ACTION ITEM: Output the following data exactly.

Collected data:
┄┄┄┄┄┄┄┄┄┄┄┄┄┄┄┄┄┄┄┄

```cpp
static int seg_gemm_dispatch(const float* a, int64_t lda, int32_t trans_a, const float* b, int64_t ldb,
                             int32_t trans_b, float* c, int64_t ldc, int32_t n, const hypel_group_t* groups,
                             const hypel_seg_t* segs, const hypel_tile_t* tiles, int32_t n_tiles, const float* bias,
                             int32_t accumulate, const float* res, int64_t ldr, const int32_t* res_start,
                             hypel_stream_t stream, float* stats = nullptr) {
    HYPEL_REQUIRE(a && b && c && groups && segs && tiles, "hypel_seg_gemm_f32");
    HYPEL_REQUIRE(n > 0 && n_tiles >= 0, "hypel_seg_gemm_f32");
    HYPEL_REQUIRE(!(trans_a && trans_b), "hypel_seg_gemm_f32: A^T B^T products are not part of the path");
    if (n_tiles == 0) return 0;
    hipStream_t st = (hipStream_t)stream;
    int hint = (accumulate >> 8) & 3;
    const bool pairs = (accumulate & HYPEL_GEMM_PAIRED_SEGS) != 0;
    const bool cap96 = (accumulate & HYPEL_GEMM_SINGLE_SEG) != 0;
    const bool mfma16x4 = (accumulate & HYPEL_GEMM_MFMA16X4) != 0;
    const bool var_n = (accumulate & HYPEL_GEMM_VAR_N) != 0;
    const bool split6 = (accumulate & HYPEL_GEMM_SPLIT6) != 0;
    const int act_idx = (accumulate >> 16) & 7;
    accumulate &= 1;
    if (split6) {
        HYPEL_REQUIRE(!pairs && !mfma16x4 && !act_idx && n > 16,
                      "hypel_seg_gemm_f32: HYPEL_GEMM_SPLIT6 needs a plain product with n > 16");
        const int w = hint == 1 || n <= 32 ? 32 : (hint == 2 || n <= 64 ? 64 : (hint == 3 || n > 96 ? 128 : 64));
        (void)var_n;
        if (w == 32)
            launch_split<4, 1, 1, 1>(a, lda, trans_a, b, ldb, trans_b, c, ldc, n, groups, segs, tiles, n_tiles, bias,
                                     accumulate, res, ldr, res_start, st, stats);
        else if (w == 64)
            launch_split<4, 2, 1, 1>(a, lda, trans_a, b, ldb, trans_b, c, ldc, n, groups, segs, tiles, n_tiles, bias,
                                     accumulate, res, ldr, res_start, st, stats);
        else
            launch_split<2, 4, 2, 1>(a, lda, trans_a, b, ldb, trans_b, c, ldc, n, groups, segs, tiles, n_tiles, bias,
                                     accumulate, res, ldr, res_start, st, stats);
        HYPEL_CHECK_LAUNCH("hypel_seg_gemm_f32");
        return 0;
    }
    const bool plain_fwd = !trans_a && !trans_b && !pairs && !stats && !res;
    if (act_idx) {
        HYPEL_REQUIRE(plain_fwd && !accumulate && !mfma16x4 && !var_n && act_idx <= 4,
                      "hypel_seg_gemm_f32: HYPEL_GEMM_ACT_* needs a plain forward product (no accumulate / shortcut / statistics)");
        const bool narrow_a = hint == 1 || n <= 32 || (hint == 0 && (int64_t)n_tiles * ((n + 63) / 64) < 1000);
        const int bn = narrow_a ? 32 : 64;
        const int n_nt = (n + bn - 1) / bn;
        if (narrow_a)
            hipLaunchKernelGGL((seg_gemm_kernel<4, 1, 1, 1, false, false, false, false, false, false, true>),
                               dim3(n_tiles * n_nt), dim3(256), 0, st, a, lda, b, ldb, c, ldc, n, groups, segs, tiles, n_tiles,
                               n_nt, bias, act_idx << 16, res, ldr, res_start, (float*)nullptr);
        else
            hipLaunchKernelGGL((seg_gemm_kernel<4, 1, 1, 2, false, false, false, false, false, false, true>),
                               dim3(n_tiles * n_nt), dim3(256), 0, st, a, lda, b, ldb, c, ldc, n, groups, segs, tiles, n_tiles,
                               n_nt, bias, act_idx << 16, res, ldr, res_start, (float*)nullptr);
        HYPEL_CHECK_LAUNCH("hypel_seg_gemm_f32");
        return 0;
    }
    if (mfma16x4 && n <= 64 && plain_fwd) {
        launch_cfg<4, 1, 1, 4, true>(a, lda, trans_a, b, ldb, trans_b, c, ldc, n, groups, segs, tiles, n_tiles, bias,
                                     accumulate, res, ldr, res_start, st);
        HYPEL_CHECK_LAUNCH("hypel_seg_gemm_f32");
        return 0;
    }
    if (var_n && n > 32 && plain_fwd && hint != 1) {
        const int n_nt = (n + 63) / 64;
        hipLaunchKernelGGL((seg_gemm_kernel<4, 1, 1, 2, false, false, false, false, false, true>),
                           dim3(n_tiles * n_nt), dim3(256), 0, st, a, lda, b, ldb, c, ldc, n, groups, segs, tiles, n_tiles,
                           n_nt, bias, accumulate, res, ldr, res_start, (float*)nullptr);
        HYPEL_CHECK_LAUNCH("hypel_seg_gemm_f32");
        return 0;
    }
    if (hint == 3 && n > 64) {
        launch_cfg<4, 1, 1, 3>(a, lda, trans_a, b, ldb, trans_b, c, ldc, n, groups, segs, tiles, n_tiles, bias,
                               accumulate, res, ldr, res_start, st, stats);
        HYPEL_CHECK_LAUNCH("hypel_seg_gemm_f32");
// ... 92 lines not shown
```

┄┄┄┄┄┄┄┄┄┄┄┄┄┄┄┄┄┄┄┄

OUTPUT OF THE TASK:
```cpp
static int seg_gemm_dispatch(const float* a, int64_t lda, int32_t trans_a, const float* b, int64_t ldb,
                             int32_t trans_b, float* c, int64_t ldc, int32_t n, const hypel_group_t* groups,
                             const hypel_seg_t* segs, const hypel_tile_t* tiles, int32_t n_tiles, const float* bias,
                             int32_t accumulate, const float* res, int64_t ldr, const int32_t* res_start,
                             hypel_stream_t stream, float* stats = nullptr) {
    HYPEL_REQUIRE(a && b && c && groups && segs && tiles, "hypel_seg_gemm_f32");
    HYPEL_REQUIRE(n > 0 && n_tiles >= 0, "hypel_seg_gemm_f32");
    HYPEL_REQUIRE(!(trans_a && trans_b), "hypel_seg_gemm_f32: A^T B^T products are not part of the path");
    if (n_tiles == 0) return 0;
    hipStream_t st = (hipStream_t)stream;
    int hint = (accumulate >> 8) & 3;
    const bool pairs = (accumulate & HYPEL_GEMM_PAIRED_SEGS) != 0;
    const bool cap96 = (accumulate & HYPEL_GEMM_SINGLE_SEG) != 0;
    const bool mfma16x4 = (accumulate & HYPEL_GEMM_MFMA16X4) != 0;
    const bool var_n = (accumulate & HYPEL_GEMM_VAR_N) != 0;
    const bool split6 = (accumulate & HYPEL_GEMM_SPLIT6) != 0;
    const int act_idx = (accumulate >> 16) & 7;
    accumulate &= 1;
    if (split6) {
        HYPEL_REQUIRE(!pairs && !mfma16x4 && !act_idx && n > 16,
                      "hypel_seg_gemm_f32: HYPEL_GEMM_SPLIT6 needs a plain product with n > 16");
        const int w = hint == 1 || n <= 32 ? 32 : (hint == 2 || n <= 64 ? 64 : (hint == 3 || n > 96 ? 128 : 64));
        (void)var_n;
        if (w == 32)
            launch_split<4, 1, 1, 1>(a, lda, trans_a, b, ldb, trans_b, c, ldc, n, groups, segs, tiles, n_tiles, bias,
                                     accumulate, res, ldr, res_start, st, stats);
        else if (w == 64)
            launch_split<4, 2, 1, 1>(a, lda, trans_a, b, ldb, trans_b, c, ldc, n, groups, segs, tiles, n_tiles, bias,
                                     accumulate, res, ldr, res_start, st, stats);
        else
            launch_split<2, 4, 2, 1>(a, lda, trans_a, b, ldb, trans_b, c, ldc, n, groups, segs, tiles, n_tiles, bias,
                                     accumulate, res, ldr, res_start, st, stats);
        HYPEL_CHECK_LAUNCH("hypel_seg_gemm_f32");
        return 0;
    }
    const bool plain_fwd = !trans_a && !trans_b && !pairs && !stats && !res;
    if (act_idx) {
        HYPEL_REQUIRE(plain_fwd && !accumulate && !mfma16x4 && !var_n && act_idx <= 4,
                      "hypel_seg_gemm_f32: HYPEL_GEMM_ACT_* needs a plain forward product (no accumulate / shortcut / statistics)");
        const bool narrow_a = hint == 1 || n <= 32 || (hint == 0 && (int64_t)n_tiles * ((n + 63) / 64) < 1000);
        const int bn = narrow_a ? 32 : 64;
        const int n_nt = (n + bn - 1) / bn;
        if (narrow_a)
            hipLaunchKernelGGL((seg_gemm_kernel<4, 1, 1, 1, false, false, false, false, false, false, true>),
                               dim3(n_tiles * n_nt), dim3(256), 0, st, a, lda, b, ldb, c, ldc, n, groups, segs, tiles, n_tiles,
                               n_nt, bias, act_idx << 16, res, ldr, res_start, (float*)nullptr);
        else
            hipLaunchKernelGGL((seg_gemm_kernel<4, 1, 1, 2, false, false, false, false, false, false, true>),
                               dim3(n_tiles * n_nt), dim3(256), 0, st, a, lda, b, ldb, c, ldc, n, groups, segs, tiles, n_tiles,
                               n_nt, bias, act_idx << 16, res, ldr, res_start, (float*)nullptr);
        HYPEL_CHECK_LAUNCH("hypel_seg_gemm_f32");
        return 0;
    }
    if (mfma16x4 && n <= 64 && plain_fwd) {
        launch_cfg<4, 1, 1, 4, true>(a, lda, trans_a, b, ldb, trans_b, c, ldc, n, groups, segs, tiles, n_tiles, bias,
                                     accumulate, res, ldr, res_start, st);
        HYPEL_CHECK_LAUNCH("hypel_seg_gemm_f32");
        return 0;
    }
    if (var_n && n > 32 && plain_fwd && hint != 1) {
        const int n_nt = (n + 63) / 64;
        hipLaunchKernelGGL((seg_gemm_kernel<4, 1, 1, 2, false, false, false, false, false, true>),
                           dim3(n_tiles * n_nt), dim3(256), 0, st, a, lda, b, ldb, c, ldc, n, groups, segs, tiles, n_tiles,
                           n_nt, bias, accumulate, res, ldr, res_start, (float*)nullptr);
        HYPEL_CHECK_LAUNCH("hypel_seg_gemm_f32");
        return 0;
    }
    if (hint == 3 && n > 64) {
        launch_cfg<4, 1, 1, 3>(a, lda, trans_a, b, ldb, trans_b, c, ldc, n, groups, segs, tiles, n_tiles, bias,
                               accumulate, res, ldr, res_start, st, stats);
        HYPEL_CHECK_LAUNCH("hypel_seg_gemm_f32");
// ... 92 lines not shown
```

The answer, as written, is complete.